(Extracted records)
# amolchanov86/gym_art

Measured on AMD Instinct MI355X. Metric: env-steps/sec (whole node) at N=2^20 Hummingbird; achieved HBM GB/s, higher is better.
Workload: dtype f64

## Files before the change

gym_art_amd/csrc/gaq.hip:

```cpp
#include "gaq_host.hpp"

#define GAQ_X(FEAT) extern template __global__ GAQ_STEP_SIG(FEAT)
GAQ_STEP_ALL(GAQ_X)
#undef GAQ_X
#define GAQ_X(FEAT) extern template __global__ GAQ_ROLL_SIG(FEAT)
GAQ_ROLL_ALL(GAQ_X)
#undef GAQ_X

namespace {

using namespace gaqk;

__global__ __launch_bounds__(kBlock) void episode_kernel(int64_t n, const float* __restrict__ reward,
                                                          const uint8_t* __restrict__ done, float* __restrict__ ep_ret,
                                                          uint32_t* __restrict__ ep_len, double* __restrict__ acc) {
  const int64_t i = (int64_t)blockIdx.x * kBlock + threadIdx.x;
  float ret = 0.0f; uint32_t len = 0; bool fin = false;
  if (i < n) {
    ret = ep_ret[i] + reward[i];
    len = ep_len[i] + 1u;
    fin = done[i] != 0;
    ep_ret[i] = fin ? 0.0f : ret;
    ep_len[i] = fin ? 0u : len;
  }
// ... 28 lines not shown
  for (int o = 32; o > 0; o >>= 1) acc += __shfl_down(acc, o);
  if ((threadIdx.x & 63) == 0) atomicAdd(reinterpret_cast<unsigned long long*>(out), (unsigned long long)acc);
}

__global__ __launch_bounds__(kBlock) void hbm_copy_kernel(const u32x4* __restrict__ src, u32x4* __restrict__ dst, size_t n16) {
  size_t i = (size_t)blockIdx.x * kBlock + threadIdx.x;
  const size_t stride = (size_t)gridDim.x * kBlock;
  for (; i < n16; i += stride) dst[i] = src[i];
}

__global__ void bump_kernel(uint64_t* ctr, uint64_t inc) { *ctr += inc; }
__global__ void fold_counter_kernel(uint64_t* ctr) {
  uint64_t sum = 0;
  for (int k = 0; k < kCtrSlots; ++k) { sum += ctr[k * kCtrStride]; ctr[k * kCtrStride] = 0; }
  ctr[0] = sum;
}

struct TileDirect {
  const DevPtrs& p; int64_t tile; uint32_t lane;
  __device__ __forceinline__ double ld64(const double* arr, int planes, int plane) const {
    auto r = __builtin_amdgcn_make_buffer_rsrc(const_cast<double*>(arr + tile * planes * kTile), 0, planes * kTile * 8, 0x00020000);
    return __builtin_bit_cast(double, __builtin_amdgcn_raw_buffer_load_b64(r, lane * 8u, plane * (kTile * 8), 0));
  }
  __device__ __forceinline__ void st64(double* arr, int planes, int plane, double v) const {
    auto r = __builtin_amdgcn_make_buffer_rsrc(arr + tile * planes * kTile, 0, planes * kTile * 8, 0x00020000);
    __builtin_amdgcn_raw_buffer_store_b64(__builtin_bit_cast(u32x2, v), r, lane * 8u, plane * (kTile * 8), 0);
  }
  __device__ __forceinline__ float ld32(const float* arr, int plane) const {
    auto r = __builtin_amdgcn_make_buffer_rsrc(const_cast<float*>(arr + tile * 4 * kTile), 0, kGrpBytes, 0x00020000);
    return __builtin_bit_cast(float, __builtin_amdgcn_raw_buffer_load_b32(r, lane * 4u, plane * (kTile * 4), 0));
// ... 27 lines not shown
      for (int k = 0; k < 18; ++k) v[k] = lo_decode(alias, p.obs_in, p.lo, i, k);
#pragma unroll
      for (int j = 0; j < 3; ++j) { s.pos[j] = v[j] + s.goal[j]; s.vel[j] = v[3 + j]; s.omega[j] = v[15 + j]; }
#pragma unroll
      for (int j = 0; j < 9; ++j) s.rot[j] = v[6 + j];
    } else {
#pragma unroll
      for (int j = 0; j < 3; ++j) { s.pos[j] = t.ld64(p.core, kCorePlanes, j); s.vel[j] = t.ld64(p.core, kCorePlanes, 3 + j);
                                    s.omega[j] = t.ld64(p.core, kCorePlanes, 15 + j); }
#pragma unroll
      for (int j = 0; j < 9; ++j) s.rot[j] = t.ld64(p.core, kCorePlanes, 6 + j);
    }
#pragma unroll
    for (int j = 0; j < 4; ++j) { s.rot_damp[j] = t.ld64(p.lag, kLagPlanes, j); s.cmds_damp[j] = t.ld32(p.cmds, j);
                                  s.ou[j] = t.ld32(p.ou, j); s.act_prev[j] = t.ld32(p.actp, j); }
    const uint32_t cw = p.ctr[i];
    s.tick = cw & 0xFFFFu; s.svd_ctr = cw >> 16;
    float acc[3] = {0.0f, 0.0f, 9.81f};
    float hist[4] = {s.act_prev[0], s.act_prev[1], s.act_prev[2], s.act_prev[3]};
    if (do_reset && (mask == nullptr || mask[i])) {
      gaq::reset_env<double, gaq::F_GENERIC>(s, cfg, cfg.env_offset + (uint64_t)i, cfg.step_index);
#pragma unroll
      for (int j = 0; j < 3; ++j) t.st32(p.goal, j, (float)s.goal[j]);
      if (!alias) {
#pragma unroll
        for (int j = 0; j < 3; ++j) { t.st64(p.core, kCorePlanes, j, s.pos[j]); t.st64(p.core, kCorePlanes, 3 + j, s.vel[j]);
                                      t.st64(p.core, kCorePlanes, 15 + j, s.omega[j]); }
#pragma unroll
        for (int j = 0; j < 9; ++j) t.st64(p.core, kCorePlanes, 6 + j, s.rot[j]);
      }
#pragma unroll
      for (int j = 0; j < 4; ++j) { t.st64(p.lag, kLagPlanes, j, s.rot_damp[j]); t.st32(p.cmds, j, s.cmds_damp[j]);
                                    t.st32(p.actp, j, s.act_prev[j]); }
      p.ctr[i] = (s.tick & 0xFFFFu) | (s.svd_ctr << 16);
      hist[0] = hist[1] = hist[2] = hist[3] = 0.0f;
    }
    float hi18[18];
#pragma unroll
    for (int k = 0; k < 18; ++k) hi18[k] = 0.0f;
    if (alias) {
      double v[18];
#pragma unroll
      for (int j = 0; j < 3; ++j) { v[j] = s.pos[j] - s.goal[j]; v[3 + j] = s.vel[j]; v[15 + j] = s.omega[j]; }
#pragma unroll
      for (int j = 0; j < 9; ++j) v[6 + j] = s.rot[j];
#pragma unroll
      for (int k = 0; k < 18; ++k) {
        if (alias == 2) { hi18[k] = (float)v[k]; }
        else { lo_encode(alias, p.lo, i, k, v[k]); hi18[k] = split_hi(v[k]); }
      }
// ... 364 lines not shown
    return fail(GAQ_ERR_STATE, "obs_state_alias: the observation tensor returned by the previous step / reset was modified before "
                               "this call -- it is the integrator state's fp32 head (include/gaq.h gaq_config.obs_state_alias); "
                               "copy it before editing, or create the handle with obs_state_alias = 2 (library-owned heads)");
  return GAQ_OK;
}
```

> _ASSIGNED TASK_
Reproduce each record exactly, leaving nothing out.

> _TASK RESPONSE_
# amolchanov86/gym_art

Measured on AMD Instinct MI355X. Metric: env-steps/sec (whole node) at N=2^20 Hummingbird; achieved HBM GB/s, higher is better.
Workload: dtype f64

## Files before the change

gym_art_amd/csrc/gaq.hip:

```cpp
#include "gaq_host.hpp"

#define GAQ_X(FEAT) extern template __global__ GAQ_STEP_SIG(FEAT)
GAQ_STEP_ALL(GAQ_X)
#undef GAQ_X
#define GAQ_X(FEAT) extern template __global__ GAQ_ROLL_SIG(FEAT)
GAQ_ROLL_ALL(GAQ_X)
#undef GAQ_X

namespace {

using namespace gaqk;

__global__ __launch_bounds__(kBlock) void episode_kernel(int64_t n, const float* __restrict__ reward,
                                                          const uint8_t* __restrict__ done, float* __restrict__ ep_ret,
                                                          uint32_t* __restrict__ ep_len, double* __restrict__ acc) {
  const int64_t i = (int64_t)blockIdx.x * kBlock + threadIdx.x;
  float ret = 0.0f; uint32_t len = 0; bool fin = false;
  if (i < n) {
    ret = ep_ret[i] + reward[i];
    len = ep_len[i] + 1u;
    fin = done[i] != 0;
    ep_ret[i] = fin ? 0.0f : ret;
    ep_len[i] = fin ? 0u : len;
  }
// ... 28 lines not shown
  for (int o = 32; o > 0; o >>= 1) acc += __shfl_down(acc, o);
  if ((threadIdx.x & 63) == 0) atomicAdd(reinterpret_cast<unsigned long long*>(out), (unsigned long long)acc);
}

__global__ __launch_bounds__(kBlock) void hbm_copy_kernel(const u32x4* __restrict__ src, u32x4* __restrict__ dst, size_t n16) {
  size_t i = (size_t)blockIdx.x * kBlock + threadIdx.x;
  const size_t stride = (size_t)gridDim.x * kBlock;
  for (; i < n16; i += stride) dst[i] = src[i];
}

__global__ void bump_kernel(uint64_t* ctr, uint64_t inc) { *ctr += inc; }
__global__ void fold_counter_kernel(uint64_t* ctr) {
  uint64_t sum = 0;
  for (int k = 0; k < kCtrSlots; ++k) { sum += ctr[k * kCtrStride]; ctr[k * kCtrStride] = 0; }
  ctr[0] = sum;
}

struct TileDirect {
  const DevPtrs& p; int64_t tile; uint32_t lane;
  __device__ __forceinline__ double ld64(const double* arr, int planes, int plane) const {
    auto r = __builtin_amdgcn_make_buffer_rsrc(const_cast<double*>(arr + tile * planes * kTile), 0, planes * kTile * 8, 0x00020000);
    return __builtin_bit_cast(double, __builtin_amdgcn_raw_buffer_load_b64(r, lane * 8u, plane * (kTile * 8), 0));
  }
  __device__ __forceinline__ void st64(double* arr, int planes, int plane, double v) const {
    auto r = __builtin_amdgcn_make_buffer_rsrc(arr + tile * planes * kTile, 0, planes * kTile * 8, 0x00020000);
    __builtin_amdgcn_raw_buffer_store_b64(__builtin_bit_cast(u32x2, v), r, lane * 8u, plane * (kTile * 8), 0);
  }
  __device__ __forceinline__ float ld32(const float* arr, int plane) const {
    auto r = __builtin_amdgcn_make_buffer_rsrc(const_cast<float*>(arr + tile * 4 * kTile), 0, kGrpBytes, 0x00020000);
    return __builtin_bit_cast(float, __builtin_amdgcn_raw_buffer_load_b32(r, lane * 4u, plane * (kTile * 4), 0));
// ... 27 lines not shown
      for (int k = 0; k < 18; ++k) v[k] = lo_decode(alias, p.obs_in, p.lo, i, k);
#pragma unroll
      for (int j = 0; j < 3; ++j) { s.pos[j] = v[j] + s.goal[j]; s.vel[j] = v[3 + j]; s.omega[j] = v[15 + j]; }
#pragma unroll
      for (int j = 0; j < 9; ++j) s.rot[j] = v[6 + j];
    } else {
#pragma unroll
      for (int j = 0; j < 3; ++j) { s.pos[j] = t.ld64(p.core, kCorePlanes, j); s.vel[j] = t.ld64(p.core, kCorePlanes, 3 + j);
                                    s.omega[j] = t.ld64(p.core, kCorePlanes, 15 + j); }
#pragma unroll
      for (int j = 0; j < 9; ++j) s.rot[j] = t.ld64(p.core, kCorePlanes, 6 + j);
    }
#pragma unroll
    for (int j = 0; j < 4; ++j) { s.rot_damp[j] = t.ld64(p.lag, kLagPlanes, j); s.cmds_damp[j] = t.ld32(p.cmds, j);
                                  s.ou[j] = t.ld32(p.ou, j); s.act_prev[j] = t.ld32(p.actp, j); }
    const uint32_t cw = p.ctr[i];
    s.tick = cw & 0xFFFFu; s.svd_ctr = cw >> 16;
    float acc[3] = {0.0f, 0.0f, 9.81f};
    float hist[4] = {s.act_prev[0], s.act_prev[1], s.act_prev[2], s.act_prev[3]};
    if (do_reset && (mask == nullptr || mask[i])) {
      gaq::reset_env<double, gaq::F_GENERIC>(s, cfg, cfg.env_offset + (uint64_t)i, cfg.step_index);
#pragma unroll
      for (int j = 0; j < 3; ++j) t.st32(p.goal, j, (float)s.goal[j]);
      if (!alias) {
#pragma unroll
        for (int j = 0; j < 3; ++j) { t.st64(p.core, kCorePlanes, j, s.pos[j]); t.st64(p.core, kCorePlanes, 3 + j, s.vel[j]);
                                      t.st64(p.core, kCorePlanes, 15 + j, s.omega[j]); }
#pragma unroll
        for (int j = 0; j < 9; ++j) t.st64(p.core, kCorePlanes, 6 + j, s.rot[j]);
      }
#pragma unroll
      for (int j = 0; j < 4; ++j) { t.st64(p.lag, kLagPlanes, j, s.rot_damp[j]); t.st32(p.cmds, j, s.cmds_damp[j]);
                                    t.st32(p.actp, j, s.act_prev[j]); }
      p.ctr[i] = (s.tick & 0xFFFFu) | (s.svd_ctr << 16);
      hist[0] = hist[1] = hist[2] = hist[3] = 0.0f;
    }
    float hi18[18];
#pragma unroll
    for (int k = 0; k < 18; ++k) hi18[k] = 0.0f;
    if (alias) {
      double v[18];
#pragma unroll
      for (int j = 0; j < 3; ++j) { v[j] = s.pos[j] - s.goal[j]; v[3 + j] = s.vel[j]; v[15 + j] = s.omega[j]; }
#pragma unroll
      for (int j = 0; j < 9; ++j) v[6 + j] = s.rot[j];
#pragma unroll
      for (int k = 0; k < 18; ++k) {
        if (alias == 2) { hi18[k] = (float)v[k]; }
        else { lo_encode(alias, p.lo, i, k, v[k]); hi18[k] = split_hi(v[k]); }
      }
// ... 364 lines not shown
    return fail(GAQ_ERR_STATE, "obs_state_alias: the observation tensor returned by the previous step / reset was modified before "
                               "this call -- it is the integrator state's fp32 head (include/gaq.h gaq_config.obs_state_alias); "
                               "copy it before editing, or create the handle with obs_state_alias = 2 (library-owned heads)");
  return GAQ_OK;
}
```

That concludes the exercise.